# Lack of memory card storage.



## deefordog (Dec 31, 2013)

Having recently bought this dash cam http://www.amazon.co.uk/dp/B00IPDD59W/ref=twister_B00IPDD3SK, it came with a 32GB "Kingmax" memory card. So far, the quality is brill, so no complaints there.

The 32GB card should, according to the display on the dash cam, be good for 5hrs 20mins (ish). When the dash cam is plugged into out laptop on a USB port, the drive properties show 32GB. However, the most we can record in one go is 3.99GB, about 45mins. If we change the dash cam settings to "3 min loop recording", we can record journeys up to 2 hours (the furthest we've travelled in one go) but in 3 min frames/slots.

So, I'm thinking dodgy/fake memory card as surely a genuine card should record for 5 hours plus?


----------



## deefordog (Dec 31, 2013)

Update - just contacted Amazon who are quite happy for us to return the memory card but only if we return the dash cam as well. Even though the order was "fulfilled" by Amazon, they're not prepared to contact the seller to get another memory card sent.

Heh ho, time to buy another memory card from a reputable source  .


----------



## Morphology (Jul 23, 2010)

Sounds like the device will only support individual files up to 4gb in size. Windows XP used to have a similar limit. You will probably need to set the recording time to, say, 30mins (if the cam will let you) so you end up with several 3Gb files per recording.


----------



## rosalan (Aug 24, 2009)

Is it possible that you are using it on the highest resolution setting? Before parting with the card, try the lowest setting resolution. It is possible that the camera advertises 5+hours but not on high res., in which case it could be the camera letting you down.
I guess too that you are aware that there are more than one classification of 32gb, which range from cheap to expensive. A class 10 card should cost around £17.
I have been here and done this.
For choosing a dash-cam, check out 'Techmoan' who explains it all very clearly and advises on the best cameras.



Alan


----------



## KeithChesterfield (Mar 12, 2010)

When I click on your link I'm only getting a blank page so I'm not sure which camera you have.

On my Mobius camera I get 5 mins clips at 674mb each of high definition video giving a total running time of around 4.5 hours.

My previous camera, DR32, gave 5 mins clips at 465mb each of high definition video and gave me about an hour more recording time.

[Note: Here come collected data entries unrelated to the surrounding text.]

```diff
@@ -858,10 +991,13 @@
 template <int NW, bool FLAT>
 int launch_neg_src(const LaunchCtx& c, int grid, size_t smem, const CUtensorMap* m, const FusedArgs& g) {
   if (int rc = smem_optin((const void*)k_fused_neg<NW, FLAT>, smem)) return rc;
-  static char name[64];
+  static char name[2][80];
   static std::once_flag once;
-  std::call_once(once, [] { snprintf(name, sizeof(name), "k_fused<N: G_neg=V^T.A, mean sq> NW=%d", NW); });
-  KGE_LAUNCH_NAMED(c, name, (k_fused_neg<NW, FLAT>), grid, kThreadsF, smem, m[0], m[1], m[2], m[3], g);
+  std::call_once(once, [] {
+    for (int chip = 0; chip < 2; ++chip)
+      snprintf(name[chip], sizeof(name[chip]), "k_fused<N: G_neg=V^T.A, mean sq> aT=%s NW=%d", chip ? "chip" : "slab", NW);
+  });
+  KGE_LAUNCH_NAMED(c, name[g.aT_chip ? 1 : 0], (k_fused_neg<NW, FLAT>), grid, kThreadsF, smem, m[0], m[1], m[2], m[3], g);
   return launch_error();
 }
 template <int NW>
@@ -881,8 +1017,12 @@
 
 int fused_prefetch_slots(const StepParams& p, int mode) { return geometry(p, mode, true).pf_slots; }
 
-FusedHilo fused_hilo(const StepParams& p) {
-  return FusedHilo{!k_reg_a(geometry(p, 0, false).N1), !k_reg_a(neg_chunk_width(p.D, false))};
+FusedHilo fused_hilo(const StepParams& p, bool may_prefetch) {
+  FusedHilo f{!k_reg_a(geometry(p, 0, false).N1), !k_reg_a(neg_chunk_width(p.D, false)), false};
+  const char* slab_env = getenv("KGE_B200_FUSED_SLAB_T");
+  const bool forced = slab_env && slab_env[0] && strcmp(slab_env, "0") != 0;
+  f.aT_chip = !may_prefetch && !forced && !f.a && !f.v && p.model != KGE_RESCAL && geometry(p, 1, false, true).ok;
+  return f;
 }
 
 int fused_launch(const LaunchCtx& c, const StepParams& p, const StepWs& w, int mode, const float* wt, float* dumpS,
@@ -893,10 +1033,15 @@
   g.reg_coef = p.reg_coef; g.reg_norm = p.reg_norm;
   g.C = p.C; g.D = p.D; g.nblkD = slab_blocks(p.D);
   const bool P = mode == 0;
-  const Geometry q = geometry(p, mode, pf != nullptr && ent != nullptr);
+  const bool want_prefetch = pf != nullptr && ent != nullptr;
+  const bool chip = !P && w.AhiT == nullptr;
+  if (chip && want_prefetch) return fail(KGE_ERR_UNSUPPORTED, "fused kernel: prefetch slots need the A^T slabs");
+  const Geometry q = geometry(p, mode, want_prefetch, chip);
   if (!q.ok) return fail(KGE_ERR_UNSUPPORTED, "fused kernel: shape does not fit (N1=%d)", q.N1);
+  if (chip && (q.nL < 1 || !w.Af)) return fail(KGE_ERR_UNSUPPORTED, "fused kernel: no A^T slabs and no on-chip form (N1=%d)", q.N1);
   g.Rx = q.Rx; g.Ry = q.Ry; g.N1 = q.N1; g.N2 = q.N2; g.nS1 = q.nS1; g.nS2 = q.nS2;
   g.stage1Bytes = q.stage1Bytes; g.stage2Bytes = q.stage2Bytes;
+  g.aT_chip = chip ? 1 : 0; g.nL = q.nL; g.land_off = q.land_off; g.land_bytes = q.land_bytes;
   if (pf && ent && q.pf_slots >= 2) {
     static const int lag_env = getenv("KGE_B200_PF_LAG") ? atoi(getenv("KGE_B200_PF_LAG")) : 1;
     g.pf_lag = lag_env < 1 ? 1 : (lag_env > 3 ? 3 : lag_env);
@@ -935,10 +1080,16 @@
   g.gsn = w.gsn;
   g.out = w.Bn;
   const long long rowsV = (long long)p.C * slab_blocks(p.Cs) * p.Ns, rowsA = (long long)p.C * slab_blocks(p.Cs) * p.D;
+  const long long rowsAf = (long long)p.C * g.nblkD * p.Cs;
   const bool rv = k_reg_a(g.N1);
-  if (tc_make_map(&m[0], rv ? w.VT : w.VhiT, rowsV, 32, kTileM) || tc_make_map(&m[1], rv ? w.VT : w.VloT, rowsV, 32, kTileM) ||
-      tc_make_map(&m[2], w.AhiT, rowsA, 32, g.N1) || tc_make_map(&m[3], w.AloT, rowsA, 32, g.N1))
+  if (tc_make_map(&m[0], rv ? w.VT : w.VhiT, rowsV, 32, kTileM) || tc_make_map(&m[1], rv ? w.VT : w.VloT, rowsV, 32, kTileM))
     return KGE_ERR_CUDA;
+  if (chip) {
+    if (tc_make_map(&m[2], w.Af, rowsAf, 32, 32)) return KGE_ERR_CUDA;
+    m[3] = m[2];
+  } else if (tc_make_map(&m[2], w.AhiT, rowsA, 32, g.N1) || tc_make_map(&m[3], w.AloT, rowsA, 32, g.N1)) {
+    return KGE_ERR_CUDA;
+  }
   return launch_width(c, false, grid, smem, m, g);
 }
 
```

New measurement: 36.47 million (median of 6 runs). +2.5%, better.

If I run the DR32 at it's lowest quality I get clips at 245mb and almost double the recording time to about 11 hours.

My 32GB card only gives about 29.3GB but because it's on a loop it doesn't really matter unless I was going on a very long journey and wanted to record every single minute.

I don't see the point of recording one long 'clip' and smaller segments such as 5 mins length clips are ideal for me to find worthwhile bits easily.

Why don't you just connect the camera to the power source and try recording either 3 or 5mins clips while the vehicle is on the drive and see how long it records for?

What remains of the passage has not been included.